(Saved entries)
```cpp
int Solver::kkt_block(bool adjustSigmaYes, bool timed_out, bool *brk, bool folded) {
    double S[S_COUNT + 1];
    prof_begin(PH_KKT);
    DS_CHECK(kkt_sums(S, folded));
    prof_end(PH_KKT);
    if (remote()) timed_out = elapsed_agreed > time_limit;
    for (int i = 0; i < S_COUNT; ++i) last_S[i] = S[i];
    last_S_sigma = sigma;
    last_S_it = it;
    const double sh = sqrt(h);
    auto nrm = [&](int i) { return sh * sqrt(S[i]); };
    const double norm_q = nrm(S_Q2), norm_z = nrm(S_Z2), norm_Aphi = nrm(S_APHI2);
    const double norm_alpha = sigma * nrm(S_ALPHA2), norm_beta = sigma * nrm(S_BETA2);
    const double norm_FBbeta = sigma * nrm(S_FBBETA2);
    const double primFea1 = nrm(S_PRIM1), primFea2 = nrm(S_PRIM2);
    const double dualFea1 = sigma * nrm(S_DUAL1), dualFea2 = sigma * nrm(S_DUAL2);
    const double complem = nrm(S_COMPLEM);
// ... 253 lines not shown
```

Measured before the change: 97.05.

## Add entry form of fused q-step/cone kernel for non-deferred iterations

```diff
diff --git a/dot-socp_amd/csrc/kernels.h b/dot-socp_amd/csrc/kernels.h
--- a/dot-socp_amd/csrc/kernels.h
+++ b/dot-socp_amd/csrc/kernels.h
@@ -210,7 +210,16 @@
     double ap_mul, ap_div;
     int c_ends;
 };
-int launch_qcone(const Grid &g, const LoopCoef &c, const FusedGeom &fg, QConeArgs a, bool gout, hipStream_t st);
+struct QConeEntry {
+    const double *qk;
+    ScaleOps bops;
+};
+struct QConeEntryArgs : QConeArgs {
+    const double *qk;
+    ScaleOps bops;
+};
+int launch_qcone(const Grid &g, const LoopCoef &c, const FusedGeom &fg, QConeArgs a, bool gout, hipStream_t st,
+                 const QConeEntry *entry = nullptr);
 i64 qcone_chunk_len(const Grid &g);
 i64 qstep_rhs_chunks(const Grid &g, const FusedGeom &fg, i64 *TC = nullptr);
 int launch_qstep_rhs_acc(int var, const Grid &g, const LoopCoef &c, const FusedGeom &fg, const double *phi,
diff --git a/dot-socp_amd/csrc/qstep_march.hip b/dot-socp_amd/csrc/qstep_march.hip
--- a/dot-socp_amd/csrc/qstep_march.hip
+++ b/dot-socp_amd/csrc/qstep_march.hip
@@ -4,6 +4,7 @@
 #include "qstep_tile.h"
 
 #include <cstdlib>
+#include <type_traits>
 
 namespace dotsocp {
 
@@ -290,12 +291,15 @@
     return 0;
 }
 
-template <bool NT, bool GOUT>
-__global__ void __launch_bounds__(TILE_Y *TILE_X, 3) k_qcone(Grid g, LoopCoef c, FusedGeom fg, QConeArgs a) {
+template <bool NT, bool GOUT, class ARGS = QConeArgs>
+__global__ void __launch_bounds__(TILE_Y *TILE_X, 3) k_qcone(Grid g, LoopCoef c, FusedGeom fg, ARGS a) {
+    constexpr bool GIN = !std::is_same<ARGS, QConeEntryArgs>::value;
+    static_assert(GIN || GOUT, "the entry form always writes gamma");
     constexpr int XB = TILE_X;
     __shared__ double2 xch[2][XB][TILE_Y];
     __shared__ double ph[2][XB + 2][TILE_Y + 2];
     __shared__ double2 gch[2][XB][64];
+    __shared__ double oq[GIN ? 1 : 14][GIN ? 1 : XB][GIN ? 1 : TILE_Y];
     const APend ap{a.ap_on, a.ap_mul, a.ap_div};
     const BlockId blk = block_id(true);
     const QTile<XB> t = q_tile<XB>(g, fg, blk);
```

▶ **What the task asks**:
Looking back over the records above, in how many lines does the word "kernels" occur? Give the number alone.

▶ **Task solution**:
3